WHAT IS BEING ASKED: Your answer should consist of each line below that includes the word "wavefront".

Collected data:

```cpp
__device__ __forceinline__ float tem_wave_sum(float v) {
#pragma unroll
    for (int o = 32; o > 0; o >>= 1) v += __shfl_xor(v, o, 64);
    return v;
}
__device__ __forceinline__ double tem_wave_sum_d(double v) {
#pragma unroll
    for (int o = 32; o > 0; o >>= 1) v += __shfl_xor(v, o, 64);
    return v;
}

__device__ __forceinline__ int tem_xcd_remap(int bid, int nwg) {
    const int nx = 8;
    int q = nwg / nx, r = nwg % nx;
    int xcd = bid % nx, idx = bid / nx;
    int base = (xcd < r) ? xcd * (q + 1) : r * (q + 1) + (xcd - r) * q;
    return base + idx;
}
```

Before: 281.8 million.

## Stage 1x1 conv stream I/O through per-wave LDS with coalesced loads and prefetch

Rewrites the 1x1 streaming conv so each wave loads input rows with coalesced 16-byte requests into a per-wave LDS slab and reads MFMA fragments from there. The next channel chunk and the next tile are prefetched into registers while the current one computes. Outputs are transposed through LDS so the epilogue issues row-contiguous stores and ref-mask loads. The grid becomes persistent, sized from CU count and a waves-per-EU hint, and the old per-lane kernel stays available behind an option. This targets strided global access in the old kernel, at the cost of LDS use, extra wave barriers and changed occupancy, and the CT choice now differs when Cout exceeds 64.

Result: no change. 283.3 million, median of 6 (+0.5%).

```diff
diff --git a/torch_em_amd/csrc/conv1x1_stream.hip b/torch_em_amd/csrc/conv1x1_stream.hip
--- a/torch_em_amd/csrc/conv1x1_stream.hip
+++ b/torch_em_amd/csrc/conv1x1_stream.hip
@@ -4,8 +4,203 @@
 #include "conv_internal.h"
 #include "conv_arith.h"
 
+#define S1_ROWB 144
+#define S1_WAVE_LDS(CT) (32 * (128 * (CT) + 16))
+#ifndef TEM_S1_WG_PER_CU
+#define TEM_S1_WG_PER_CU 0
+#endif
+
+__device__ __forceinline__ void s1_wave_lds_order() {
+    __builtin_amdgcn_fence(__ATOMIC_RELEASE, "wavefront");
+    __builtin_amdgcn_wave_barrier();
+    __builtin_amdgcn_fence(__ATOMIC_ACQUIRE, "wavefront");
+}
+
+template <int NS, bool F16>
+__device__ __forceinline__ void s1_split(const float4 a0, const float4 a1, uint4 (&t)[NS]) {
+    float rem[8] = {a0.x, a0.y, a0.z, a0.w, a1.x, a1.y, a1.z, a1.w};
+#pragma unroll
+    for (int p = 0; p < NS; ++p) {
+        unsigned wds[4];
+#pragma unroll
+        for (int e = 0; e < 4; ++e) {
+            const unsigned h = pk16<F16>(rem[2 * e], rem[2 * e + 1]);
+            wds[e] = h;
+            if (p + 1 < NS) {
+                rem[2 * e] -= lo16<F16>(h);
+                rem[2 * e + 1] -= hi16<F16>(h);
+            }
+        }
+        t[p] = make_uint4(wds[0], wds[1], wds[2], wds[3]);
+    }
+}
+
+template <int CT, bool MASK, typename T>
+__device__ __forceinline__ float s1_store_rows(char* lb, const floatx16 (&acc)[CT], const float* __restrict__ bias, T* __restrict__ y,
+                                               int64_t y_ld, const T* __restrict__ ref, int64_t ref_ld, int64_t v0, int64_t NV, int co0,
+                                               int act, int lane, float amx) {
+    constexpr int LPV = 8 * CT, VPI = 64 / LPV, NK = 32 / VPI, ROWB = 128 * CT + 16;
+    static_assert(32 * ROWB <= S1_WAVE_LDS(CT), "slab");
+    const int r = lane & 31, kh = lane >> 5;
+    const int row = lane / LPV, c4 = lane % LPV;
+    const int co = co0 + c4 * 4;
+    const int nv = NV - v0 < 32 ? (int)(NV - v0) : 32;
+    float4 b4 = make_float4(0.f, 0.f, 0.f, 0.f);
+    if (bias) b4 = *reinterpret_cast<const float4*>(bias + co);
+    const T* const rp = ref + (v0 + row) * ref_ld + co;
+    const T* const rlast = ref + (v0 + nv - 1) * ref_ld + co;
+    T* const yp = y + (v0 + row) * y_ld + co;
+    auto ref_rows = [&](int k0, float4 (&rv)[4]) {
+#pragma unroll
+        for (int k = 0; k < 4; ++k)
+            if constexpr (MASK) rv[k] = act_ld4(row + (k0 + k) * VPI < nv ? rp + (k0 + k) * VPI * ref_ld : rlast);
+    };
+    float4 rv[4], rvn[4];
+    ref_rows(0, rv);
+    s1_wave_lds_order();
+#pragma unroll
+    for (int ct = 0; ct < CT; ++ct)
+#pragma unroll
+        for (int q4 = 0; q4 < 4; ++q4)
+            *reinterpret_cast<float4*>(lb + r * ROWB + (ct * 32 + 8 * q4 + 4 * kh) * 4) =
+                make_float4(acc[ct][4 * q4], acc[ct][4 * q4 + 1], acc[ct][4 * q4 + 2], acc[ct][4 * q4 + 3]);
+    s1_wave_lds_order();
+#pragma unroll
+    for (int k0 = 0; k0 < NK; k0 += 4) {
+        float4 o[4];
+#pragma unroll
+        for (int k = 0; k < 4; ++k) o[k] = *reinterpret_cast<const float4*>(lb + ((k0 + k) * VPI + row) * ROWB + c4 * 16);
+#pragma unroll
+        for (int k = 0; k < 4; ++k) {
+            if (bias) {
+                o[k].x += b4.x;
+                o[k].y += b4.y;
+                o[k].z += b4.z;
+                o[k].w += b4.w;
+            }
+            o[k].x = act_apply_b(o[k].x, act);
+            o[k].y = act_apply_b(o[k].y, act);
+            o[k].z = act_apply_b(o[k].z, act);
+            o[k].w = act_apply_b(o[k].w, act);
+            if constexpr (MASK) {
+                o[k].x = rv[k].x > 0.f ? o[k].x : 0.f;
+                o[k].y = rv[k].y > 0.f ? o[k].y : 0.f;
+                o[k].z = rv[k].z > 0.f ? o[k].z : 0.f;
+                o[k].w = rv[k].w > 0.f ? o[k].w : 0.f;
+            }
+        }
+        __builtin_amdgcn_sched_barrier(0);
+        if (k0 + 4 < NK) ref_rows(k0 + 4, rvn);
+#pragma unroll
+        for (int k = 0; k < 4; ++k)
+            if (row + (k0 + k) * VPI < nv) {
+                act_st4(yp + (k0 + k) * VPI * y_ld, o[k]);
+                amx = tem_amax4(amx, o[k].x, o[k].y, o[k].z, o[k].w);
+            }
+        __builtin_amdgcn_sched_barrier(0);
+#pragma unroll
+        for (int k = 0; k < 4; ++k) rv[k] = rvn[k];
+    }
+    return amx;
+}
+
+#ifndef TEM_S1_WAVES2
+#define TEM_S1_WAVES2 4
+#endif
+#define S1_WAVES(CT) ((CT) == 2 ? TEM_S1_WAVES2 : 5)
+template <int NS, bool F16, int CT, bool MASK, typename T>
+__global__ __launch_bounds__(256) __attribute__((amdgpu_waves_per_eu(S1_WAVES(CT))))
+void k_conv1x1_stream(const T* __restrict__ x, int64_t x_ld,
+                                                        const unsigned short* __restrict__ wp,
+                                                        const float* __restrict__ bias, T* __restrict__ y,
+                                                        int64_t y_ld, const T* __restrict__ ref, int64_t ref_ld,
+                                                        int64_t NV, int Cin, int Cout, int act, int64_t nmt,
+                                                        unsigned* __restrict__ amax) {
+    static_assert(sizeof(T) == 4 || NS == 1, "16-bit storage: one-term modes only");
+    constexpr int EPP = 16 / sizeof(T);
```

EXERCISE ANSWER:
+    __builtin_amdgcn_fence(__ATOMIC_RELEASE, "wavefront");
+    __builtin_amdgcn_fence(__ATOMIC_ACQUIRE, "wavefront");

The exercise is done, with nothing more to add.